Extracted records:
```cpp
extern "C" int pixie_stats_norm_finalize(const float* d_stats0, const pixie_conv_desc* desc0, double* d_sums0, const float* d_stats1,
                                         const pixie_conv_desc* desc1, double* d_sums1, int c1, int64_t spatial, int mode, int groups,
                                         double eps, const float* d_weight, const float* d_bias, float* d_a, float* d_b, void* stream) {
    PX_REQUIRE(desc0 && d_sums0 && d_a && d_b && spatial > 0 && c1 >= 0, "pixie_stats_norm_finalize: bad arguments");
    PX_REQUIRE(c1 == 0 || d_sums1, "pixie_stats_norm_finalize: a second part needs d_sums1");
    PX_REQUIRE(!d_stats1 || desc1, "pixie_stats_norm_finalize: d_stats1 needs its descriptor");
    const int c0 = desc0->c_out, channels = c0 + c1;
    PX_REQUIRE(!d_stats1 || desc1->c_out == c1, "pixie_stats_norm_finalize: desc1 has %d output channels, c1 is %d", desc1 ? desc1->c_out : 0, c1);
    PX_REQUIRE(mode == 0 || (mode == 1 && groups > 0 && channels % groups == 0), "pixie_stats_norm_finalize: bad mode/groups");
    const StatParts none{nullptr, 0, 0, 0, 0};
    const StatParts p0 = d_stats0 ? stat_parts(plan_of(desc0), d_stats0) : none;
    const StatParts p1 = d_stats1 ? stat_parts(plan_of(desc1), d_stats1) : none;
    hipLaunchKernelGGL(stats_norm_finalize_kernel, dim3((unsigned)(mode == 0 ? channels : groups)), dim3(256), 0, as_stream(stream), p0, d_sums0, c0,
                       p1, d_sums1, channels, (double)spatial, mode, groups, eps, d_weight, d_bias, d_a, d_b);
    PX_CHECK_HIP(hipGetLastError());
    return 0;
// ... 54 lines not shown
```

Baseline: 27.61 million voxels/s.

## Use 16x16x32 MFMA tap loop with buffer-loaded weights for 3^3 convs

```diff
diff --git a/pixie_amd/csrc/conv3d_f16x3.hip b/pixie_amd/csrc/conv3d_f16x3.hip
--- a/pixie_amd/csrc/conv3d_f16x3.hip
+++ b/pixie_amd/csrc/conv3d_f16x3.hip
@@ -12,6 +12,7 @@
 namespace pixie {
 
 typedef float f32x16 __attribute__((ext_vector_type(16)));
+typedef float f32x4 __attribute__((ext_vector_type(4)));
 typedef _Float16 f16x8 __attribute__((ext_vector_type(8)));
 
 constexpr int kW16HeaderU4 = 4;
@@ -68,9 +69,10 @@
 }
 __device__ __forceinline__ float pow2i(int e) { return __uint_as_float((unsigned)(e + 127) << 23); }
 
-template <int KS, int MB, int NB, bool EX = false, bool SP = false, int SK = 0, bool PAIR = false>
+template <int KS, int MB, int NB, bool EX = false, bool SP = false, int SK = 0, bool PAIR = false, bool N16 = false>
 __device__ __forceinline__ void conv3d_f16x3_body(const Conv16Args& A) {
     static_assert(!PAIR || (MB == 2 && !EX && !SP && SK == 0), "pair form: the plain f16x3 body with 64 c_out per quartet");
+    static_assert(!N16 || (KS == 3 && MB == 2 && NB == 4 && !EX && !SP && SK == 0), "16x16x32 tap loop: <3,2,4>, plain f16x3");
     static_assert(!SP || (KS == 3 && NB == 4 && !EX), "sub-pixel path: 3^3, two x parities x two voxel blocks per wave");
     static_assert(SK == 0 || (!EX && !SP), "folded skip (SK: 1 register-fed, 2 staged through LDS): f16x3, no sub-pixel form");
     extern __shared__ uint4 smem16[];
@@ -85,6 +87,7 @@
     const int qtid = PAIR ? tid & 255 : tid;
     const int kh = lane >> 5;
     const int l31 = lane & 31;
+    const int c16 = lane & 15, kg = (lane >> 4) & 1, q16 = lane >> 4;
 
     int t = blockIdx.x;
     {
@@ -125,13 +128,13 @@
             valid[nb] = v;
             continue;
         }
-        const int j = (wave * NB + nb) * 32 + l31;
+        const int j = (wave * NB + nb) * 32 + (N16 ? c16 : l31);
         int x = j & (A.TX - 1);
         int y = (j >> A.lTX) & (A.TY - 1);
         int z = j >> (A.lTX + A.lTY);
         const bool v = (z < A.TZ) && (ox0 + x < A.OW) && (oy0 + y < A.OH) && (oz0 + z < A.OD);
         if (!v) { x = 0; y = 0; z = 0; }
-        voff[nb] = ((z * A.HY + y) * A.HX + x) * A.stride + kh * A.CS;
+        voff[nb] = ((z * A.HY + y) * A.HX + x) * A.stride + (N16 ? kg : kh) * A.CS;
         ovox[nb] = ((oz0 + z) * A.OH + (oy0 + y)) * A.OW + ox0 + x;
         valid[nb] = v;
     }
@@ -144,13 +147,14 @@
     const int ex = EX ? 0 : scale_exponent(bound);
     const float sx = pow2i(ex);
 
-    f32x16 acc[MB][NB];
-#pragma unroll
-    for (int mb = 0; mb < MB; ++mb)
-#pragma unroll
-        for (int nb = 0; nb < NB; ++nb)
-#pragma unroll
-            for (int r = 0; r < 16; ++r) acc[mb][nb][r] = 0.0f;
+    constexpr int AM = N16 ? 4 : MB, AN = N16 ? 8 : NB, AR = N16 ? 4 : 16;
+    std::conditional_t<N16, f32x4, f32x16> acc[AM][AN];
+#pragma unroll
+    for (int mb = 0; mb < AM; ++mb)
+#pragma unroll
+        for (int nb = 0; nb < AN; ++nb)
+#pragma unroll
+            for (int r = 0; r < AR; ++r) acc[mb][nb][r] = 0.0f;
 
     const int KG = A.cin >> 3;
     const size_t tap_stride = (size_t)KG * A.coutp;
@@ -442,6 +446,65 @@
             __builtin_amdgcn_s_setprio(0);
             return;
         }
+        if constexpr (N16) {
+            const uint4* wrow = A.w16 + kW16HeaderU4 + (size_t)(c_base >> 3) * A.coutp + cout0;
+            const __amdgpu_buffer_rsrc_t rh = __builtin_amdgcn_make_buffer_rsrc(const_cast<uint4*>(wrow), 0, 0x40000000, 0x00020000);
+            const __amdgpu_buffer_rsrc_t rl = __builtin_amdgcn_make_buffer_rsrc(const_cast<uint4*>(wrow + plane), 0, 0x40000000, 0x00020000);
+            const unsigned ts16 = 16u * (unsigned)tap_stride;
+            const bool up = lane >= 32;
+            const unsigned aoff = 16u * (unsigned)(kg * A.coutp + c16) + (up ? ts16 : 0u);
+            const unsigned aoff1 = up ? 0x80000000u : aoff;
+            typedef unsigned u32x4 __attribute__((ext_vector_type(4)));
+            auto load_a = [&](f16x8 (&h)[4], f16x8 (&l)[4], unsigned lane_off, unsigned tap_off) {
+#pragma unroll
+                for (int m = 0; m < 4; ++m) {
+                    h[m] = __builtin_bit_cast(f16x8, (u32x4)__builtin_amdgcn_raw_buffer_load_b128(rh, (int)(lane_off + 256u * m), (int)tap_off, 0));
+                    l[m] = __builtin_bit_cast(f16x8, (u32x4)__builtin_amdgcn_raw_buffer_load_b128(rl, (int)(lane_off + 256u * m), (int)tap_off, 0));
+                }
+            };
+            int offa = 0, dx = 0, dy = 0;
+            auto next_tap = [&](int off) {
+                ++off;
+                if (++dx == 3) { dx = 0; off += A.HX - 3; if (++dy == 3) { dy = 0; off += (A.HY - 3) * A.HX; } }
+                return off;
+            };
+            f16x8 ah[4], al[4];
+            load_a(ah, al, aoff, 0u);
+            int offb = next_tap(offa);
+            int offl = up ? offb : offa;
+            f16x8 bh = __builtin_bit_cast(f16x8, ldsHi[voff[0] + offl]);
+            f16x8 bl = __builtin_bit_cast(f16x8, ldsLo[voff[0] + offl]);
+#pragma unroll 1
+            for (int s = 0; s < 14; ++s) {
+                const int sn = s < 13 ? s + 1 : 13;
+                f16x8 ahn[4], aln[4];
+                load_a(ahn, aln, sn == 13 ? aoff1 : aoff, (unsigned)(2 * sn) * ts16);
+                __builtin_amdgcn_sched_barrier(0);
+                int offl_n = offl;
+                if (s < 13) {
+                    offa = next_tap(offb);
+                    offb = s < 12 ? next_tap(offa) : offa;
+                    offl_n = up ? offb : offa;
+                }
+#pragma unroll
+                for (int n = 0; n < 8; ++n) {
+                    const int vn = n < 7 ? voff[(n + 1) >> 1] + offl + 16 * ((n + 1) & 1) : voff[0] + offl_n;
+                    const f16x8 bhn = __builtin_bit_cast(f16x8, ldsHi[vn]);
+                    const f16x8 bln = __builtin_bit_cast(f16x8, ldsLo[vn]);
+                    __builtin_amdgcn_sched_barrier(0);
+#pragma unroll
+                    for (int m = 0; m < 4; ++m) acc[m][n] = __builtin_amdgcn_mfma_f32_16x16x32_f16(al[m], bh, acc[m][n], 0, 0, 0);
+#pragma unroll
+                    for (int m = 0; m < 4; ++m) acc[m][n] = __builtin_amdgcn_mfma_f32_16x16x32_f16(ah[m], bl, acc[m][n], 0, 0, 0);
+#pragma unroll
+                    for (int m = 0; m < 4; ++m) acc[m][n] = __builtin_amdgcn_mfma_f32_16x16x32_f16(ah[m], bh, acc[m][n], 0, 0, 0);
+                    bh = bhn; bl = bln;
+                }
+#pragma unroll
+                for (int m = 0; m < 4; ++m) { ah[m] = ahn[m]; al[m] = aln[m]; }
+                offl = offl_n;
+            }
+        } else {
         f16x8 ah[MB], al[MB];
 #pragma unroll
         for (int mb = 0; mb < MB; ++mb) {
@@ -487,6 +550,7 @@
 #pragma unroll
                 for (int mb = 0; mb < MB; ++mb) { ah[mb] = ahn[mb]; al[mb] = aln[mb]; }
             }
+        }
         }
         __builtin_amdgcn_s_setprio(0);
     };
@@ -661,8 +725,33 @@
     }
 
     const float inv = EX ? 1.0f : (SK != 0 ? inv2 : __uint_as_float(A.w16[0].x) * pow2i(-ex));
+    int c16e = c16, wavee = wave;
+    if constexpr (N16) asm volatile("" : "+v"(c16e), "+v"(wavee));
+    auto vox16 = [&](int n, bool& v) {
+        const int j = (wavee * NB + (n >> 1)) * 32 + 16 * (n & 1) + c16e;
+        const int x = j & (A.TX - 1), y = (j >> A.lTX) & (A.TY - 1), z = j >> (A.lTX + A.lTY);
+        v = (z < A.TZ) && (ox0 + x < A.OW) && (oy0 + y < A.OH) && (oz0 + z < A.OD);
+        return v ? ((oz0 + z) * A.OH + (oy0 + y)) * A.OW + ox0 + x : 0;
+    };
     if (A.partial) {
         float* dst = A.partial + (size_t)blockIdx.z * A.cout * OSP;
+        if constexpr (N16) {
+            int ov[8]; bool vv[8];
+#pragma unroll
+            for (int n = 0; n < 8; ++n) ov[n] = vox16(n, vv[n]);
+#pragma unroll
+            for (int m = 0; m < 4; ++m)
+#pragma unroll
+                for (int r = 0; r < 4; ++r) {
+                    const int co = cout0 + 16 * m + 4 * q16 + r;
+                    if (co < A.cout) {
+#pragma unroll
+                        for (int n = 0; n < 8; ++n)
+                            if (vv[n]) dst[(size_t)co * OSP + ov[n]] = acc[m][n][r] * inv;
+                    }
+                }
+            return;
+        } else {
 #pragma unroll
         for (int mb = 0; mb < MB; ++mb)
 #pragma unroll
@@ -675,6 +764,7 @@
                 }
             }
         return;
+        }
     }
     constexpr int LDO_ = NB * 32 + 4;
     float* red = reinterpret_cast<float*>(smem16) + (PAIR ? (A.epi_lds ? 2 * NW * 32 * LDO_ : 0) + quartet * (NW * MB * 64) : 0);
@@ -723,6 +813,20 @@
             for (int q = 0; q < NGRP; ++q) {
                 const int mb = q / GPB, it0 = (q % GPB) * G;
                 asm volatile("" ::: "memory");
+                if constexpr (N16) {
+                    if (q % GPB == 0) {
+                        const float brow = (hb0 ? braw[mb][0] : 0.0f) + (hb1 ? braw[mb][1] : 0.0f);
+#pragma unroll
+                        for (int mm = 0; mm < 2; ++mm)
+#pragma unroll
+                            for (int r = 0; r < 4; ++r) {
+                                const float bv = __shfl(brow, 16 * mm + 4 * q16 + r, 64);
+#pragma unroll
+                                for (int n = 0; n < 8; ++n)
+                                    ldsO[(16 * mm + 4 * q16 + r) * LDO + 16 * n + c16] = __builtin_fmaf(acc[2 * mb + mm][n][r], inv, bv);
+                            }
+                    }
+                } else
                 if (q % GPB == 0) {
                     const int brow = __float_as_int((hb0 ? braw[mb][0] : 0.0f) + (hb1 ? braw[mb][1] : 0.0f));
 #pragma unroll
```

Exercise prompt: Going through the entries, return every line holding the word "channels".

Task output:
    const int c0 = desc0->c_out, channels = c0 + c1;
    PX_REQUIRE(!d_stats1 || desc1->c_out == c1, "pixie_stats_norm_finalize: desc1 has %d output channels, c1 is %d", desc1 ? desc1->c_out : 0, c1);
    PX_REQUIRE(mode == 0 || (mode == 1 && groups > 0 && channels % groups == 0), "pixie_stats_norm_finalize: bad mode/groups");
    hipLaunchKernelGGL(stats_norm_finalize_kernel, dim3((unsigned)(mode == 0 ? channels : groups)), dim3(256), 0, as_stream(stream), p0, d_sums0, c0,
                       p1, d_sums1, channels, (double)spatial, mode, groups, eps, d_weight, d_bias, d_a, d_b);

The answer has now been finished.